FAIR-BioRS Guidelines v2.0.0

1. Prepare prior to the development of the software

1.1. Select a version control system platform to work from (GitHub, Bitbucket, or GitLab are suggested) and create a repository there for your software.

1.2. Select a license and include the license terms in a file called “LICENSE” using plain text or markdown syntax. Locate it in the root directory of the software. While the FAIR4RS principles do not require research software to be open-source, it is highly recommended to use a license approved by the Open Source Initiative (OSI). Amongst those licenses, it is encouraged to use the permissive MIT or Apache 2.0 licenses. Use choosealicense.com and/or the SPDX License List for help. During development, ensure that the software’s license is compatible with the software’s dependencies.

2. Follow coding standards and best practices during development

2.1. Have code-level documentation (e.g., in code comments, description in the file headers) when deemed necessary for code reuse.

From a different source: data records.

int run_back_stage(tslam_handle* h, const BatchCtx& c, const BackView& v, int stage, hipStream_t s) {
    switch (stage) {
        case TSLAM_STAGE_MATCH:
            if (v.pre) launch_match_stereo(*v.pre, s);
            if (v.b) {
                launch_match(*v.b, s);
                launch_match_refine(*v.b, s);
            }
            return 1;
        case TSLAM_KERNEL_MATCH:
            if (v.pre) launch_match_stereo(*v.pre, s);
            if (v.b) launch_match(*v.b, s);
            return 1;
        case TSLAM_KERNEL_MATCH_REFINE:
            if (v.b) launch_match_refine(*v.b, s);
            return 1;
        case TSLAM_STAGE_POSE:
            if (v.b) launch_pose(*v.b, s);
            if (v.pose_rig && h->rig && v.rig) launch_rig_pose(*v.rig, s);
            if (v.pose_chain) {
                launch_chains(c, h->rig, s);
                loop_auto_store(h, c, s);
            }
            return 1;
        case TSLAM_KERNEL_POSE:
            if (v.b) launch_pose(*v.b, s);
            return 1;
        case TSLAM_KERNEL_RIG:
            if (!h->rig) return fail(TSLAM_ESTATE, "no rig set (tslam_set_rig)");
            if (v.rig) launch_rig_pose(*v.rig, s);
            return 1;
        case TSLAM_KERNEL_CHAIN: launch_chains(c, h->rig, s); return 1;
        default: return 0;
    }
}

extern "C" {

const char* tslam_last_error(void) { return g_err.c_str(); }

int tslam_abi_version(void) { return TSLAM_ABI_VERSION; }

int tslam_create(const tslam_stereo_desc* pairs, const tslam_params* params, int device, tslam_handle** out) {
    if (!pairs || !params || !out) return fail(TSLAM_EINVAL, "null argument");
    const tslam_params& p = *params;
    if (p.n_pairs < 1 || p.n_pairs > 8) return fail(TSLAM_EINVAL, "n_pairs must be in [1, 8]");
    if (p.n_levels < 1 || p.n_levels > TS_MAX_LEVELS) return fail(TSLAM_EINVAL, "n_levels must be in [1, 6]");
    if (p.n_features < 1 || p.n_features > 8192) return fail(TSLAM_EINVAL, "n_features must be in [1, 8192]");
    if (p.ransac_hypotheses < 1 || p.ransac_hypotheses > 256) return fail(TSLAM_EINVAL, "ransac_hypotheses must be in [1, 256]");
    if (p.edge_margin < 19) return fail(TSLAM_EINVAL, "edge_margin must be >= 19");
    if (p.fast_threshold < 0 || p.fast_threshold > 254) return fail(TSLAM_EINVAL, "fast_threshold must be in [0, 254]");
    if (p.max_batch < 1) return fail(TSLAM_EINVAL, "max_batch must be >= 1");
    if (p.max_hamming < 0 || p.max_hamming > 253) return fail(TSLAM_EINVAL, "max_hamming must be in [0, 253]");
    if (p.stereo_row_tol < 0 || p.stereo_row_tol > 2047 || p.max_disparity < 0 || p.max_disparity > 2047 ||
        p.temporal_window < 0 || p.temporal_window > 2047)
        return fail(TSLAM_EINVAL, "stereo_row_tol, max_disparity, temporal_window must be in [0, 2047]");
    if (!(p.ba_window == 0 || (p.ba_window >= 2 && p.ba_window <= TS_BA_MAXW)))
        return fail(TSLAM_EINVAL, "ba_window must be 0 (off) or in [2, 10]");
    if (p.ba_window && (p.ba_kf_interval < 1 || p.ba_iters < 1 || !(p.ba_lambda >= 0.0) || !(p.ba_outlier_px > 0.0)))
        return fail(TSLAM_EINVAL, "ba_kf_interval, ba_iters >= 1, ba_lambda >= 0, ba_outlier_px > 0");
    if (p.refine_iters < 1) return fail(TSLAM_EINVAL, "refine_iters must be >= 1");
// ... 3 lines not shown
        return fail(TSLAM_EINVAL, "refine_block must be 0, 128 or 256");
    if (p.match_refine != 0 && p.match_refine != 1) return fail(TSLAM_EINVAL, "match_refine must be 0 or 1");
    const int W = pairs[0].width, H = pairs[0].height;
    if (W < 64 || H < 64 || W > 2047 || H > 2047) return fail(TSLAM_EINVAL, "image size must be within [64, 2047]");
    for (int i = 1; i < p.n_pairs; ++i)
        if (pairs[i].width != W || pairs[i].height != H) return fail(TSLAM_EINVAL, "all pairs must share the image size");
    if ((H >> (p.n_levels - 1)) < 2 * p.edge_margin + 3 || (W >> (p.n_levels - 1)) < 2 * p.edge_margin + 3)
        return fail(TSLAM_EINVAL, "coarsest pyramid level smaller than 2*edge_margin+3");
    for (int i = 0; i < p.n_pairs; ++i)
        if (!(p.rgbd || pairs[i].baseline > 0.0) || !(pairs[i].fx > 0.0) || !(pairs[i].fy > 0.0))
            return fail(TSLAM_EINVAL, "pair calibration needs fx, fy, baseline > 0");
    if (p.rgbd != 0 && p.rgbd != 1) return fail(TSLAM_EINVAL, "rgbd must be 0 or 1");
    if (p.rgbd && ((W * H) & 1)) return fail(TSLAM_EINVAL, "RGB-D needs an even pixel count (u16 depth alignment)");

    hipError_t e = hipSetDevice(device);
    if (e != hipSuccess) return fail(TSLAM_EHIP, std::string("hipSetDevice: ") + hipGetErrorString(e));

    tslam_handle* h = new tslam_handle();
    h->device = device;
    h->prm = p;
    h->W = W;
    h->H = H;
    h->P = p.n_pairs;
    h->C = (p.rgbd ? 1 : 2) * p.n_pairs;
    h->B = p.max_batch;
    h->sh_cam_hi = h->C;
    h->R = 2 * p.max_batch + 1;
    if (p.ba_window) h->R = 2 * p.max_batch + p.ba_kf_interval + 1;
    build_geometry(h);
    for (int i = 0; i < h->P; ++i) {
        h->calib[i].fx = pairs[i].fx;
        h->calib[i].fy = pairs[i].fy;
        h->calib[i].cx = pairs[i].cx;
        h->calib[i].cy = pairs[i].cy;
        h->calib[i].fxb = pairs[i].fx * (p.rgbd ? 1.0 : pairs[i].baseline);
    }

    const int64_t K = p.n_features, C = h->C, P = h->P, B = h->B, R = h->R, L = p.n_levels;
    struct Spec {
        int which;
        int64_t frames;
        int64_t per_frame;
    } specs[] = {
        {TSLAM_BUF_PYRAMID, R, C * h->g.pyr_bytes},
        {TSLAM_BUF_SMOOTH, B, C * h->g.pyr_bytes},
        {TSLAM_BUF_KEYPOINTS, R, C * K * 2 * 4},
        {TSLAM_BUF_KCOUNT, R, C * L * 4},
        {TSLAM_BUF_DESC, R, C * K * 8 * 4},
        {TSLAM_BUF_STEREO, R, P * K * 4},
        {TSLAM_BUF_DISP, R, P * K * 8},
        {TSLAM_BUF_TEMPORAL, R, P * K * 4},
        {TSLAM_BUF_TEMPORAL_UV, B, P * K * 2 * 8},
        {TSLAM_BUF_CORR, B, P * K * TS_CORR_DOUBLES * 8},
        {TSLAM_BUF_POSE, B, P * TS_POSE_DOUBLES * 8},
        {TSLAM_BUF_STATS, B, P * TS_STATS_INTS * 4},
        {TSLAM_BUF_QBEST, B, P * 2 * K * 4},
        {TSLAM_BUF_QSECOND, B, P * 2 * K * 4},
        {TSLAM_BUF_TBEST, B, P * 2 * K * 4},
        {TSLAM_BUF_YSORTED, R, C * K * 16},
        {TSLAM_BUF_DESC_YS, R, C * K * 8 * 4},
        {TSLAM_BUF_ROWSTART, R, C * (int64_t)h->g.rs_total * 2},
        {TSLAM_BUF_DET_THR, 1, C * L * 4},
        {TSLAM_BUF_DET_FAIL, B, C * L * 4},
        {TSLAM_BUF_YPOS, R, C * K * 2},
        {TSLAM_BUF_QTPOS, B, P * 2 * K * 2},
        {TSLAM_BUF_HYP, B, P * 4 * (int64_t)p.ransac_hypotheses * TS_HYP_DOUBLES * 8},
    };
    int rc = TSLAM_OK;
    for (const Spec& s : specs) {
        Buffer& b = h->buf[s.which];
        b.per_frame = s.per_frame;
        b.bytes = s.per_frame * s.frames;
        if ((rc = dev_alloc(h, &b.ptr, (size_t)b.bytes)) != TSLAM_OK) break;
    }
    if (rc == TSLAM_OK) rc = dev_alloc(h, (void**)&h->d_cand, sizeof(uint32_t) * (size_t)B * C * h->g.cand_total);
    if (rc == TSLAM_OK) rc = dev_alloc(h, (void**)&h->d_ccount, sizeof(uint32_t) * (size_t)B * C * h->g.total_bands);
    if (rc == TSLAM_OK) rc = dev_alloc(h, (void**)&h->d_hist, sizeof(uint32_t) * (size_t)B * C * L * 256);
    if (rc == TSLAM_OK) rc = dev_alloc(h, (void**)&h->d_det_thr_acc, sizeof(uint32_t) * (size_t)C * L);
    if (rc == TSLAM_OK) rc = dev_alloc(h, (void**)&h->d_state, sizeof(double) * 32 * (size_t)P);
    if (rc == TSLAM_OK) rc = dev_alloc(h, (void**)&h->d_ransac, sizeof(uint32_t) * TS_RANSAC_WORDS * TS_MAX_SPLITS * (size_t)B * P);
    if (rc == TSLAM_OK) h->d_hyp = (double*)h->buf[TSLAM_BUF_HYP].ptr;
    if (rc == TSLAM_OK) rc = dev_alloc(h, (void**)&h->d_brief, sizeof(TSLAM_BRIEF_TABLE));
    if (rc == TSLAM_OK) rc = dev_alloc(h, (void**)&h->d_wedges, sizeof(TSLAM_WEDGES));
    if (rc == TSLAM_OK) rc = dev_alloc(h, (void**)&h->d_maps, sizeof(int32_t) * (size_t)C * W * H * 2);
    if (rc == TSLAM_OK && p.ba_window) rc = alloc_ba(h);
    if (rc == TSLAM_OK && p.rgbd) rc = dev_alloc(h, (void**)&h->d_gray, (size_t)B * P * W * H);
    if (rc != TSLAM_OK) {
        free_all(h);
        delete h;
        return rc;
    }
    std::vector<uint32_t> brief_off(30 * 256);
    for (int i = 0; i < 30 * 256; ++i) {
        const uint32_t t = TSLAM_BRIEF_TABLE[i];
        const int px = (int8_t)(t & 0xFF), py = (int8_t)((t >> 8) & 0xFF);
        const int qx = (int8_t)((t >> 16) & 0xFF), qy = (int8_t)(t >> 24);
        brief_off[i] = (uint32_t)((py + 18) * TS_DT_P + px + 18) | ((uint32_t)((qy + 18) * TS_DT_P + qx + 18) << 16);
    }
    bool ok = hipMemcpy(h->d_brief, brief_off.data(), sizeof(uint32_t) * brief_off.size(), hipMemcpyHostToDevice) == hipSuccess &&
              hipMemcpy(h->d_wedges, TSLAM_WEDGES, sizeof(TSLAM_WEDGES), hipMemcpyHostToDevice) == hipSuccess;
    for (int i = 0; i < h->P && ok; ++i) {
        const int32_t* m[2] = {pairs[i].map_left, pairs[i].map_right};
        const int cpp = p.rgbd ? 1 : 2;
        for (int s = 0; s < cpp; ++s) {
            if (!m[s]) continue;
            h->map_mask |= 1u << (cpp * i + s);
            ok = ok && hipMemcpy(h->d_maps + (size_t)(cpp * i + s) * W * H * 2, m[s], sizeof(int32_t) * (size_t)W * H * 2,
                                 hipMemcpyHostToDevice) == hipSuccess;
        }
    }
    if (!ok) {
        free_all(h);
        delete h;
        return fail(TSLAM_EHIP, "uploading tables / maps failed");
    }
    if (tslam_reset(h) != TSLAM_OK) {
        free_all(h);
        delete h;
        return TSLAM_EHIP;
    }
    *out = h;
    return TSLAM_OK;
}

2.2. Record dependencies as per standard practices for the coding language, e.g. in a requirements.txt file for Python code, in a package.json file for Node projects, or in a DESCRIPTION file for R packages.

2.3. Follow language-specific standards and best practices (e.g. PEP 8 Style Guide for Python Code, Google’s R Style Guide for R code, etc.) and document them (c.f. 3.2).

2.4. Ensure that inputs/outputs of the software follow any applicable community standards (e.g., General Feature Format (GFF) for genomic annotation files). Use fairsharing.org for finding relevant standards.

3. Document software

3.1. Maintain the documentation in a file called "README" using plain text or markdown syntax. Locate it in the root directory of the software. Mature/complex software may require additional, more sophisticated documentation that can be developed e.g. using tools such as GitHub pages or Read the Docs. The following aspects must be documented as applicable

  • Overall description of the software (e.g., in an “About” section)
  • High-level dependencies of the software (e.g., Node or Python version)
  • Inputs and outputs of the software, parameters and data required to run the software
  • The standards followed
  • How to contribute to the software
  • How to cite the software

In addition, follow any community-agreed standard documentation approach when available (e.g., the Common Workflow Language (CWL) for describing command line tools).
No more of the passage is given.